Selective synthesis of meta isomers now possible

Four RIKEN organic chemists have come up with a way to selectively synthesize isomers of an important group of aromatic compounds¹. This promises to make it possible to manufacture chemicals for drugs, fertilizers and polymers without the need to perform costly separation procedures.

When making chemical compounds, placing a chemical group at the wrong position of a benzene ring can have dire consequences. “People can die if the position is wrong,” asserts Laurean Ilies of the RIKEN Center for Sustainable Resource Science (CSRS). “For example, one form of vanillin is the chemical that gives vanilla its flavor, while another is quite toxic.”

The benzene ring is hexagonal with a carbon atom at each of its six vertices. Since all the carbon atoms are identical, it makes no difference which one accepts the first chemical group to be added to the ring.

Complexity arises when you add a second group because it can attach to any of five carbon atoms: the two neighboring the first group (to give the ortho isomer), the one diametrically opposite it (the para isomer), or the two carbons in between these two (the meta isomer; Fig. 1). The resulting isomers have identical chemical formulae, but often undergo very different biochemical reactions.

It is relatively easy to block the two sites neighboring the first group, but organic chemists have struggled to devise general strategies to selectively synthesize the meta isomer.

Now, Ilies, Sobi Asako and two co-workers, all from CSRS, have produced an iridium catalyst bearing a ligand that blocks both the adjacent and opposite sites so that only the meta isomer is produced in significant amounts. This method can be used to add groups to benzene rings and produce compounds that are used for fertilizers, polymers and fine chemicals as well as drugs.

The team demonstrated the potential of their catalyst by using it to functionalize various pharmaceutical molecules at very high selectivities. “We were surprised at how well it worked,” says Ilies. “It’s very gratifying as it took us about three years of research to develop this approach.”

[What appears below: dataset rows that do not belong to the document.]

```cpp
int  bath_hip_oprofile_convert(bath_hip_ctx *ctx, const bath_profile *gm, bath_hip_oprofile **ret);
void bath_hip_oprofile_destroy(bath_hip_oprofile *om);
int  bath_hip_oprofile_set_consensus(bath_hip_oprofile *om, const char *consensus);
int  bath_hip_oprofile_M(const bath_hip_oprofile *om);

typedef struct {
  uint8_t tbm_b, tec_b, tjb_b, base_b, bias_b;
  float   scale_b;
  int16_t xw[4][2];
  float   scale_w;
  int16_t base_w, ddbound_w;
  float   xf[4][2];
} bath_oprofile_scalars;
int  bath_hip_oprofile_scalars(const bath_hip_oprofile *om, int L, bath_oprofile_scalars *out);
int  bath_hip_oprofile_get_ssv_scores(const bath_hip_oprofile *om, uint8_t *arr);
int  bath_hip_oprofile_get_vit(const bath_hip_oprofile *om, int16_t *rw, int16_t *tw);
int  bath_hip_oprofile_get_fwd(const bath_hip_oprofile *om, float *rf, float *tf);

int     bath_hip_seqs_create(bath_hip_ctx *ctx, const uint8_t *dsq, const int64_t *offsets, int64_t n, bath_hip_seqs **ret);
void    bath_hip_seqs_destroy(bath_hip_seqs *sq);
int64_t bath_hip_seqs_count(const bath_hip_seqs *sq);
int  bath_hip_seqs_set_context(bath_hip_seqs *sq, const int32_t *context);
// ... 302 lines not shown
```

Measured before the change: 200.5 billion.

## Speculatively run Forward on all post-Viterbi survivors on side stream

Result: faster. 203.9 billion (median of 6 runs) (+1.7%).

```diff
diff --git a/bath_amd/__init__.py b/bath_amd/__init__.py
--- a/bath_amd/__init__.py
+++ b/bath_amd/__init__.py
@@ -180,6 +180,8 @@
     "bath_hip_stream": (_vp, [_vp]),
     "bath_hip_set_fs_strict": (C.c_int, [_vp, C.c_int]),
     "bath_hip_set_fs_serial": (C.c_int, [_vp, C.c_int]),
+    "bath_hip_set_fwd_spec": (C.c_int, [_vp, C.c_int]),
+    "bath_hip_pipeline_fwd_spec_counts": (C.c_int, [_vp, _i64p, _i64p, _i64p]),
     "bath_hip_set_fs_odds": (C.c_int, [_vp, C.c_int]),
     "bath_hip_set_fs5_odds": (C.c_int, [_vp, C.c_int]),
     "bath_hip_set_fs_ensemble": (C.c_int, [_vp, C.c_int]),
@@ -474,6 +476,14 @@
     def set_fs_serial(self, on):
         self._check(lib().bath_hip_set_fs_serial(self._h, -1 if on is None else (1 if on else 0)), "set_fs_serial")
 
+    def set_fwd_spec(self, on=True):
+        self._check(lib().bath_hip_set_fwd_spec(self._h, 1 if on else 0), "set_fwd_spec")
+
+    def fwd_spec_counts(self):
+        a, b, c = C.c_int64(0), C.c_int64(0), C.c_int64(0)
+        self._check(lib().bath_hip_pipeline_fwd_spec_counts(self._h, C.byref(a), C.byref(b), C.byref(c)), "pipeline_fwd_spec_counts")
+        return {"todo_spec": a.value, "todo_fwd": b.value, "todo_vit2": c.value}
+
     @property
     def stream(self):
         return lib().bath_hip_stream(self._h)
diff --git a/bath_amd/csrc/bath_common.hpp b/bath_amd/csrc/bath_common.hpp
--- a/bath_amd/csrc/bath_common.hpp
+++ b/bath_amd/csrc/bath_common.hpp
@@ -161,6 +161,8 @@
   int std_ensemble = 0;
   std::atomic<int64_t> std_ens_serial_fallbacks{0}, std_ens_twin_fallbacks{0}, std_ens_kernel_regions{0};
   int fs_serial = -1;
+  int fwd_spec = 1;
+  int64_t fwd_spec_counts[3] = {0, 0, 0};
   uint64_t tabs_uid = 0;
   const void *tabs_ptr = nullptr;
   uint64_t fsw_pad_uid = 0;
diff --git a/bath_amd/csrc/bath_pipeline.hip b/bath_amd/csrc/bath_pipeline.hip
--- a/bath_amd/csrc/bath_pipeline.hip
+++ b/bath_amd/csrc/bath_pipeline.hip
@@ -20,7 +20,7 @@
 
 struct Counters {
   int cand_count, todo_msv, todo_vit, todo_ssvb, todo_vit2, todo_fwd, win_count, overflow;
-  int todo_lb, pad_;
+  int todo_lb, todo_spec;
   unsigned long long n_orfs, orf_res;
   unsigned long long n_past_msv, n_past_bias, n_past_vit, n_past_fwd;
   unsigned long long pos_past_msv, pos_past_bias, pos_past_vit, pos_past_fwd;
@@ -351,7 +351,8 @@
   }
 }
 
-__global__ void post_vit_kernel(Cand cand, int cand_cap, Counters *__restrict__ ctr, Params p, int32_t *__restrict__ todo_lb, int32_t *__restrict__ todo_fwd) {
+__global__ void post_vit_kernel(Cand cand, int cand_cap, Counters *__restrict__ ctr, Params p, int32_t *__restrict__ todo_lb, int32_t *__restrict__ todo_fwd,
+                                int32_t *__restrict__ todo_spec) {
   const int ncand = min(ctr->cand_count, cand_cap);
   for (int c = blockIdx.x * blockDim.x + threadIdx.x; c < ncand; c += gridDim.x * blockDim.x) {
     if (cand.stage[c] != 2) continue;
@@ -363,6 +364,7 @@
       if (P > p.F2) { cand.kminmax[2 * c] = 1 << 30; cand.kminmax[2 * c + 1] = 0; continue; }
     }
     atomicAdd(&ctr->n_past_vit, 1ull); atomicAdd(&ctr->pos_past_vit, (unsigned long long)L * 3ull);
+    if (todo_spec) todo_spec[atomicAdd(&ctr->todo_spec, 1)] = c;
     if (p.do_bias && cand.kminmax[2 * c] <= cand.kminmax[2 * c + 1]) {
       cand.flags[c] |= FLAG_HAS_WIN;
       todo_lb[atomicAdd(&ctr->todo_lb, 1)] = c;
@@ -449,10 +451,12 @@
   }
 }
 
-__global__ void final_kernel(Cand cand, Counters *__restrict__ ctr, Params p, const int32_t *__restrict__ todo_fwd) {
+__global__ void final_kernel(Cand cand, Counters *__restrict__ ctr, Params p, const int32_t *__restrict__ todo_fwd,
+                             const float *__restrict__ spec_sc, const int32_t *__restrict__ spec_status) {
   const int ntodo = ctr->todo_fwd;
   for (int job = blockIdx.x * blockDim.x + threadIdx.x; job < ntodo; job += gridDim.x * blockDim.x) {
     const int c = todo_fwd[job];
+    if (spec_sc) { cand.fwdsc[c] = spec_sc[c]; cand.fwd_status[c] = spec_status[c]; }
     const float seqsc = (float)((double)(cand.fwdsc[c] - cand.filtersc[c]) / kLog2);
     const double P = d_exp_surv(seqsc, p.evparam[4], p.evparam[5]);
     cand.P[c] = P;
@@ -524,6 +528,8 @@
   int cand_cap = 0;
   uint8_t *pool = nullptr;
   int32_t *todo_msv = nullptr, *todo_vit = nullptr, *todo_ssvb = nullptr, *todo_vit2 = nullptr, *todo_fwd = nullptr, *todo_sorted = nullptr;
+  int32_t *todo_spec = nullptr, *spec_status = nullptr;
+  float *spec_sc = nullptr;
   int *len_bins = nullptr;
   WindowRec *wins = nullptr;
   int win_cap = 0;
@@ -555,6 +561,7 @@
   w.cand.v = carve<int16_t>(p, n);
   w.todo_msv = carve<int32_t>(p, n); w.todo_vit = carve<int32_t>(p, n); w.todo_ssvb = carve<int32_t>(p, n);
   w.todo_vit2 = carve<int32_t>(p, n); w.todo_fwd = carve<int32_t>(p, n); w.todo_sorted = carve<int32_t>(p, n);
+  w.todo_spec = carve<int32_t>(p, n); w.spec_status = carve<int32_t>(p, n); w.spec_sc = carve<float>(p, n);
   w.len_bins = carve<int>(p, 2048);
   w.wins = carve<WindowRec>(p, (size_t)w.win_cap);
   return (size_t)(p - base);
@@ -568,6 +575,14 @@
   p->nres_before = 0;
   p->do_null2 = 1; p->std_pipe = 1; p->strands = BATH_STRAND_BOTH; p->initiator = BATH_INIT_ANY;
   p->inc_by_E = 1; p->seed = 42; p->T = 0.0;
+}
+
+extern "C" int bath_hip_pipeline_fwd_spec_counts(const bath_hip_ctx *ctx, int64_t *todo_spec, int64_t *todo_fwd, int64_t *todo_vit2) {
+  if (!ctx) return BATH_EINVAL;
+  if (todo_spec) *todo_spec = ctx->fwd_spec_counts[0];
+  if (todo_fwd) *todo_fwd = ctx->fwd_spec_counts[1];
+  if (todo_vit2) *todo_vit2 = ctx->fwd_spec_counts[2];
+  return BATH_OK;
 }
 
 extern "C" int bath_hip_pipeline_timings(const bath_hip_ctx *ctx, int max, const char **names, float *ms, int64_t *launches) {
@@ -619,6 +634,7 @@
   if (n_results) *n_results = 0;
   if (results) *results = nullptr;
   if (stats) std::memset(stats, 0, sizeof *stats);
+  ctx->fwd_spec_counts[0] = ctx->fwd_spec_counts[1] = ctx->fwd_spec_counts[2] = 0;
   const int64_t nwin = dna->n;
   if (nwin == 0) return BATH_OK;
   const int M = om->M;
@@ -774,7 +790,20 @@
     if (!ssvb_done && (st = launch_ssvb(ctx->stream)) != BATH_OK) return st;
     BATH_HIP_TRY(ctx, hipGetLastError());
     BATH_HIP_TRY(ctx, hipEventRecord(ev[e++], ctx->stream));
-    hipLaunchKernelGGL(post_vit_kernel, dim3(dec_blocks), dim3(256), 0, ctx->stream, W.cand, W.cand_cap, W.ctr, P, W.todo_msv , W.todo_fwd);
+    const bool fwd_spec = ctx->fwd_spec && !ctx->keep_fwd_rows;
+    hipLaunchKernelGGL(post_vit_kernel, dim3(dec_blocks), dim3(256), 0, ctx->stream, W.cand, W.cand_cap, W.ctr, P, W.todo_msv , W.todo_fwd,
+                       fwd_spec ? W.todo_spec : nullptr);
+    BATH_HIP_TRY(ctx, hipGetLastError());
+    struct SideDrain { bath_hip_ctx *c; bool armed; ~SideDrain() { if (armed) (void)hipStreamSynchronize(c->side_stream); } } side_drain{ctx, false};
+    if (fwd_spec) {
+      if ((st = fs_fork(ctx)) != BATH_OK) return st;
+      side_drain.armed = true;
+      hipStream_t main_stream = ctx->stream;
+      ctx->stream = ctx->side_stream;
+      st = launch_fwd_wave(ctx, om, cv, W.todo_spec, cap, W.spec_sc, W.spec_status, &W.ctr->todo_spec);
+      ctx->stream = main_stream;
+      if (st != BATH_OK) return st;
+    }
     if (P.do_bias) {
       DevBuf &b_compo = ctx->scratch[36];
       BATH_HIP_TRY(ctx, b_compo.reserve((size_t)20 * 256 * 4 + (size_t)W.cand_cap * 20 * 4 + 256));
@@ -799,9 +828,13 @@
       hipLaunchKernelGGL(fwd_keep_offsets_kernel, dim3(1), dim3(64), 0, ctx->stream, W.todo_fwd, &W.ctr->todo_fwd, W.cand.len, d_keep_off, kKeepFloats);
       BATH_HIP_TRY(ctx, hipGetLastError());
     }
-    if ((st = launch_fwd_wave(ctx, om, cv, W.todo_fwd, cap, W.cand.fwdsc, W.cand.fwd_status, &W.ctr->todo_fwd, d_keep, d_keep_off)) != BATH_OK) return st;
+    if (fwd_spec) {
+      if ((st = fs_join(ctx)) != BATH_OK) return st;
+      side_drain.armed = false;
+    } else if ((st = launch_fwd_wave(ctx, om, cv, W.todo_fwd, cap, W.cand.fwdsc, W.cand.fwd_status, &W.ctr->todo_fwd, d_keep, d_keep_off)) != BATH_OK) return st;
     if (d_keep) { ctx->fwd_rows_kept = d_keep; ctx->fwd_rows_off = d_keep_off; }
-    hipLaunchKernelGGL(final_kernel, dim3(dec_blocks), dim3(256), 0, ctx->stream, W.cand, W.ctr, P, W.todo_fwd);
+    hipLaunchKernelGGL(final_kernel, dim3(dec_blocks), dim3(256), 0, ctx->stream, W.cand, W.ctr, P, W.todo_fwd, fwd_spec ? W.spec_sc : nullptr,
+                       fwd_spec ? W.spec_status : nullptr);
     BATH_HIP_TRY(ctx, hipGetLastError());
     BATH_HIP_TRY(ctx, hipEventRecord(ev[e++], ctx->stream));
 
@@ -814,7 +847,9 @@
       continue;
     }
     static const char *names[] = {"translate_orfs", "ssv_f1", "classify_msv", "f1_bias", "viterbi_windows", "ssv_windows", "post_vit", "forward_final"};
-    const int64_t launches[] = {4, 1, msv_stage ? 1 : 2, msv_stage ? 0 : 1, 4, 1, 3, 2};
+    const int64_t n_post_vit = 3 + (P.do_bias ? 3 : 0) + (fwd_spec ? 1 : 0), n_fwd_final = fwd_spec ? 1 : 2 + (ctx->keep_fwd_rows ? 1 : 0);
+    const int64_t launches[] = {4, 1, msv_stage ? 1 : 2, msv_stage ? 0 : 1, 4, 1, n_post_vit, n_fwd_final};
+    ctx->fwd_spec_counts[0] = hc.todo_spec; ctx->fwd_spec_counts[1] = hc.todo_fwd; ctx->fwd_spec_counts[2] = hc.todo_vit2;
     ctx->timings.clear();
     for (int i = 0; i + 1 < e; i++) {
       float ms = 0.f;
@@ -932,7 +967,7 @@
     }
     ctx->lanes.push_back(lane);
   }
-  for (bath_hip_ctx *lane : ctx->lanes) { lane->fs_strict = ctx->fs_strict; lane->fs_odds = ctx->fs_odds; lane->fs5_odds = ctx->fs5_odds; }
+  for (bath_hip_ctx *lane : ctx->lanes) { lane->fs_strict = ctx->fs_strict; lane->fs_odds = ctx->fs_odds; lane->fs5_odds = ctx->fs5_odds; lane->fwd_spec = ctx->fwd_spec; }
   if ((st = ensure_parts(ctx, dna, K)) != BATH_OK) return st;
   std::vector<bath_pipeline_stats> pst((size_t)K);
   std::vector<const bath_orf_result *> pres((size_t)K, nullptr);
@@ -976,7 +1011,9 @@
   }
   if (n_results) *n_results = ntot;
   ctx->timings.clear();
+  for (int64_t &n : ctx->fwd_spec_counts) n = 0;
   for (int k = 0; k < K; k++) {
+    for (int i = 0; i < 3; i++) ctx->fwd_spec_counts[i] += ctx->lanes[(size_t)k]->fwd_spec_counts[i];
     const std::vector<StageTiming> &t = ctx->lanes[(size_t)k]->timings;
     for (size_t i = 0; i < t.size(); i++) {
       if (k == 0) ctx->timings.push_back(t[i]);
diff --git a/bath_amd/csrc/bath_profile.hip b/bath_amd/csrc/bath_profile.hip
--- a/bath_amd/csrc/bath_profile.hip
+++ b/bath_amd/csrc/bath_profile.hip
@@ -201,6 +201,12 @@
 extern "C" int bath_hip_set_fs_serial(bath_hip_ctx *ctx, int on) {
   if (!ctx) return BATH_EINVAL;
   ctx->fs_serial = on < 0 ? -1 : (on ? 1 : 0);
+  return BATH_OK;
+}
+
+extern "C" int bath_hip_set_fwd_spec(bath_hip_ctx *ctx, int on) {
+  if (!ctx) return BATH_EINVAL;
+  ctx->fwd_spec = on ? 1 : 0;
   return BATH_OK;
 }
 
diff --git a/include/bath_hip.h b/include/bath_hip.h
--- a/include/bath_hip.h
+++ b/include/bath_hip.h
@@ -95,6 +95,8 @@
 int         bath_hip_set_std_ensemble(bath_hip_ctx *ctx, int mode);
 int         bath_hip_std_ensemble_counters(bath_hip_ctx *ctx, int64_t *serial_fallbacks, int64_t *twin_fallbacks, int64_t *kernel_regions);
 int         bath_hip_set_fs_serial(bath_hip_ctx *ctx, int on);
+int         bath_hip_set_fwd_spec(bath_hip_ctx *ctx, int on);
+int         bath_hip_pipeline_fwd_spec_counts(const bath_hip_ctx *ctx, int64_t *todo_spec, int64_t *todo_fwd, int64_t *todo_vit2);
 
 int  bath_hip_oprofile_convert(bath_hip_ctx *ctx, const bath_profile *gm, bath_hip_oprofile **ret);
 void bath_hip_oprofile_destroy(bath_hip_oprofile *om);
```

The approach is very general and can be used on a wide variety of substrates. “We found out that quite a large variety of substrates can be functionalized using this method,” says Ilies. “Maybe this was the best news.”

The roof-like ligand is inspired by nature since it mimics the action of enzymes that have pockets to guide the synthesis of biomolecules of the right isomer.

The team now intends to expand this strategy to a larger variety of molecules and different selectivities.